La population a rapidement réagi au mépris et à la mauvaise gestion du gouvernement, en lançant une campagne contre la brutalité de l’État et en portant dans les rues ses revendications en matière de dignité et de droit au logement24 . Les manifestations d’enseignant·es ont également repris en avril, les dirigeant·es des syndicats de tout le pays ont souligné les problèmes sectoriels concernant les salaires, les contrats et le statut des travailleur·ses25 . Le conflit entre le gouvernement et le Kenya Nation Union of Teachers (KNUT) persiste et une grève nationale des enseignants est imminente, tandis que des appels sont lancés au président Ruto pour qu’il mette pleinement en œuvre les termes de l’accord de la convention collective 2021-202526 .

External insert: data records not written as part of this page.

template <int CW, bool NEXT>
__device__ __forceinline__ void col_gather(const ColArgs& a, int stamp_set) {
    typedef float vec_t __attribute__((ext_vector_type(CW)));
    extern __shared__ f32x4 lds4[];
    const int tid = threadIdx.x, lane = tid & 63;
    const int wave = __builtin_amdgcn_readfirstlane(tid >> 6);
    const int q = lane >> 2, j = lane & 3;
    const int wg = blockIdx.x, per_x = (a.ranges + 7) / 8;
    const int x = wg & 7, k = wg >> 3;
    const int range = x * per_x + k / a.groups, cg = k % a.groups;
    const bool live = range < a.ranges;
#ifdef GN_STAMPS
    const unsigned long long st0 = __builtin_amdgcn_s_memrealtime();
#endif
    const int32_t* __restrict__ cell = a.cell + ((size_t)(live ? range : 0) * kColWaves + wave) * kWaveInts;
    const int c0 = cell[0], c1 = cell[1];
    int it = cell[2];
    const int it_last = cell[3];
    const int e0 = cell[4], e1 = cell[5], e2 = cell[6], e3 = cell[7], e4 = cell[8];
    if (live) {
        const int total = a.rows_pad * CW / 4;
        const f32x4* __restrict__ src = reinterpret_cast<const f32x4*>(a.table + (size_t)cg * a.rows_pad * CW);
        for (int i = wave * 64; i < total; i += kColThreads)
            __builtin_amdgcn_global_load_lds((const __attribute__((address_space(1))) void*)(src + i + lane),
                                             (__attribute__((address_space(3))) void*)(lds4 + i), 16, 0, 0);
    }
    do {
    if (!live) break;
    asm volatile("" ::: "memory");
    int tile_end = e0;
    const u32x2* __restrict__ sp = a.ids + (size_t)it * 64 + lane;
    u32x2 wa[8], wb[8];
#pragma unroll
    for (int k = 0; k < 8; ++k) wa[k] = sp[64 * k];
#pragma unroll
    for (int k = 0; k < 8; ++k) wb[k] = sp[512 + 64 * k];
    sp += 1024;
    const int32_t* __restrict__ trp = a.tile_rows + (size_t)c0 * 16 + q;
    const float* __restrict__ tdp = a.tile_dis + (size_t)c0 * 16 + q;
    int row = trp[0];
    const int row1 = trp[16], row2 = trp[32], row3 = trp[48];
    float d = tdp[0];
    const float d1 = tdp[16], d2 = tdp[32], d3 = tdp[48];
    int t = c0;
    vec_t bias = (vec_t)(0.f);
    if (a.bias) bias = *reinterpret_cast<const vec_t*>(a.bias + CW * cg);
    asm volatile("s_waitcnt vmcnt(0)" ::: "memory");
    __syncthreads();
#ifdef GN_STAMPS
    const unsigned long long st1 = __builtin_amdgcn_s_memrealtime();
#endif
    const vec_t* __restrict__ tab = reinterpret_cast<const vec_t*>(lds4);
    vec_t acc = (vec_t)(0.f);
#define GN_COL_FLUSH()                                                                                         \
    do {                                                                                                       \
        _Pragma("unroll") for (int c = 0; c < CW; ++c) {                                                       \
            float v = acc[c];                                                                                  \
            v += __shfl_xor(v, 1);                                                                             \
            v += __shfl_xor(v, 2);                                                                             \
            acc[c] = v;                                                                                        \
        }                                                                                                      \
        if (j == 0 && row >= 0) {                                                                              \
            vec_t r = acc * d + bias;                                                                          \
            if (a.relu) {                                                                                      \
                _Pragma("unroll") for (int c = 0; c < CW; ++c) r[c] = fmaxf(r[c], 0.f);                        \
            }                                                                                                  \
            *reinterpret_cast<vec_t*>(a.out + (int64_t)row * a.ld_out + CW * cg) = r;                          \
            if constexpr (NEXT)                                                                                \
                *reinterpret_cast<vec_t*>(a.next_table + ((size_t)cg * a.rows_pad + row) * CW) = r * d;        \
        }                                                                                                      \
        acc = (vec_t)(0.f);                                                                                    \
        ++t;                                                                                                   \
        const int kk = t - c0;                                                                                 \
        tile_end = kk == 1 ? e1 : (kk == 2 ? e2 : (kk == 3 ? e3 : (kk == 4 ? e4 : a.tile_off[t + 1])));       \
        if (kk < 4) {                                                                                          \
            row = kk == 1 ? row1 : (kk == 2 ? row2 : row3);                                                    \
            d = kk == 1 ? d1 : (kk == 2 ? d2 : d3);                                                            \
        } else {                                                                                               \
            row = a.tile_rows[(size_t)t * 16 + q];                                                             \
            d = a.tile_dis[(size_t)t * 16 + q];                                                                \
        }                                                                                                      \
    } while (0)
#define GN_COL_CONSUME(w)                                                                                      \
    _Pragma("unroll") for (int k = 0; k < 8; ++k) {                                                            \
        while (t < c1 && it == tile_end) GN_COL_FLUSH();                                                       \
        if (it < it_last) {                                                                                    \
            const uint32_t s0 = w[k].x & 0xffffu, s1 = w[k].x >> 16, s2 = w[k].y & 0xffffu, s3 = w[k].y >> 16; \
            acc += (tab[s0] + tab[s1]) + (tab[s2] + tab[s3]);                                                  \
            ++it;                                                                                              \
        }                                                                                                      \
    }
    while (it < it_last) {
        GN_COL_CONSUME(wa)
        if (it >= it_last) break;
#pragma unroll
        for (int k = 0; k < 8; ++k) wa[k] = sp[64 * k];
        GN_COL_CONSUME(wb)
#pragma unroll
        for (int k = 0; k < 8; ++k) wb[k] = sp[512 + 64 * k];
        sp += 1024;
    }
    while (t < c1) GN_COL_FLUSH();
#undef GN_COL_CONSUME
#undef GN_COL_FLUSH
#ifdef GN_STAMPS
    if (tid == 0 && blockIdx.x < 512) {
        unsigned long long* o = g_blk_stamps[stamp_set & 1][blockIdx.x];
        o[0] = st0; o[1] = st1; o[2] = __builtin_amdgcn_s_memrealtime(); o[3] = 0;
    }
#endif
    } while (0);
    gn::side_copy_stream(a.side, blockIdx.x * (int64_t)blockDim.x + threadIdx.x, (int64_t)gridDim.x * blockDim.x);
}

template <int CW>
__global__ __launch_bounds__(kColThreads) void k_col_gather(ColArgs a, int stamp_set) { col_gather<CW, false>(a, stamp_set); }
template <int CW>
__global__ __launch_bounds__(kColThreads) void k_col_gather_next(ColArgs a, int stamp_set) { col_gather<CW, true>(a, stamp_set); }

template <int FIN, int NT>
void launch_transform(const TransArgs& t, int cw, hipStream_t st) {
    const int grid = (int)std::min<int64_t>(gn::ceil_div(t.rows_pad / 16, 4), GN_AGG_GRID);
    if (cw == 2) k_col_transform<FIN, NT, 2><<<grid, 256, 0, st>>>(t); else k_col_transform<FIN, NT, 1><<<grid, 256, 0, st>>>(t);
}

}

bool gn_blocked_applicable(const gn_graph_plan* plan, const float* x, int64_t ld_x, int64_t fin, const float* w, int64_t fout,
                           const float* bias, const float* out, int64_t ld_out) {
    if (!plan->blk_ok || blocked_disabled()) return false;
    const int cw = plan->blk_cw;
    if ((ld_out % cw) != 0 || (reinterpret_cast<uintptr_t>(out) % (4 * cw)) != 0 ||
        (bias && (reinterpret_cast<uintptr_t>(bias) % (4 * cw)) != 0)) return false;
    if (!(fout == 16 || fout == 32) || fout > plan->blk_cols) return false;
    if (w) {
        if (!(fin == 16 || fin == 32 || fin == 64)) return false;
        if (!gn::aligned16(w)) return false;
    } else if (fin != fout) {
        return false;
    }
    return (ld_x % 4) == 0 && gn::aligned16(x);
}

namespace {

gn_status blocked_transform(const gn_graph_plan* plan, const float* x, int64_t ld_x, int64_t fin, const float* w, int64_t fout,
                            hipStream_t st) {
    TransArgs t;
    t.x = x; t.ld_x = ld_x; t.w = w; t.dis = plan->blk_dis.p; t.table = plan->blk_table.p; t.n = (int)plan->rows;
    t.rows_pad = plan->blk_rows;
    const int cw = plan->blk_cw;
    switch ((int)((w ? fin : fout) * 100 + fout)) {
        case 1616: launch_transform<16, 1>(t, cw, st); break;
        case 3216: launch_transform<32, 1>(t, cw, st); break;
        case 6416: launch_transform<64, 1>(t, cw, st); break;
        case 1632: launch_transform<16, 2>(t, cw, st); break;
        case 3232: launch_transform<32, 2>(t, cw, st); break;
        case 6432: launch_transform<64, 2>(t, cw, st); break;
        default: return gn::fail(GN_ERR_UNSUPPORTED, "no LDS-staged kernel for %lld -> %lld features", (long long)fin, (long long)fout);
    }
    GN_LAUNCH_CHECK();
    return GN_OK;
}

Un mois plus tôt, près de quatre mille médecins du secteur public de la santé se sont mis en grève pendant près de deux mois pour demander au gouvernement d’approuver une convention collective vieille de 2017 et une amélioration du droit du travail27 . De plus, les défenseur·es du climat continuent d’organiser des manifestations publiques de manière régulière en réponse à l’expansion de l’industrie des combustibles fossiles à Kisumu28 . Avec l’éclosion de contestations et de griefs divers, un mouvement de masse exigeant le changement a pris de l’ampleur.

Cartographie de la trajectoire de la résistance

Le soulèvement des jeunes qui a fait échouer le Projet de loi de finances 2024 s’est transformé en un mécontentement généralisé contre les profonds problèmes socio-économiques. Le soulèvement a révélé les points de faiblesse du gouvernement et a effacé l’image fausse selon laquelle la jeune génération serait apolitique. Au contraire, le soulèvement marque l’éveil politique et la prise de pouvoir d’une génération qui ne vivra plus dans la pauvreté et l’humiliation, ni ne sera réduite au silence ; c’est l’affirmation d’une génération qui se lève, dans ce moment de rupture dans l’histoire politique du Kenya, pour exiger la dignité et la justice pour les masses.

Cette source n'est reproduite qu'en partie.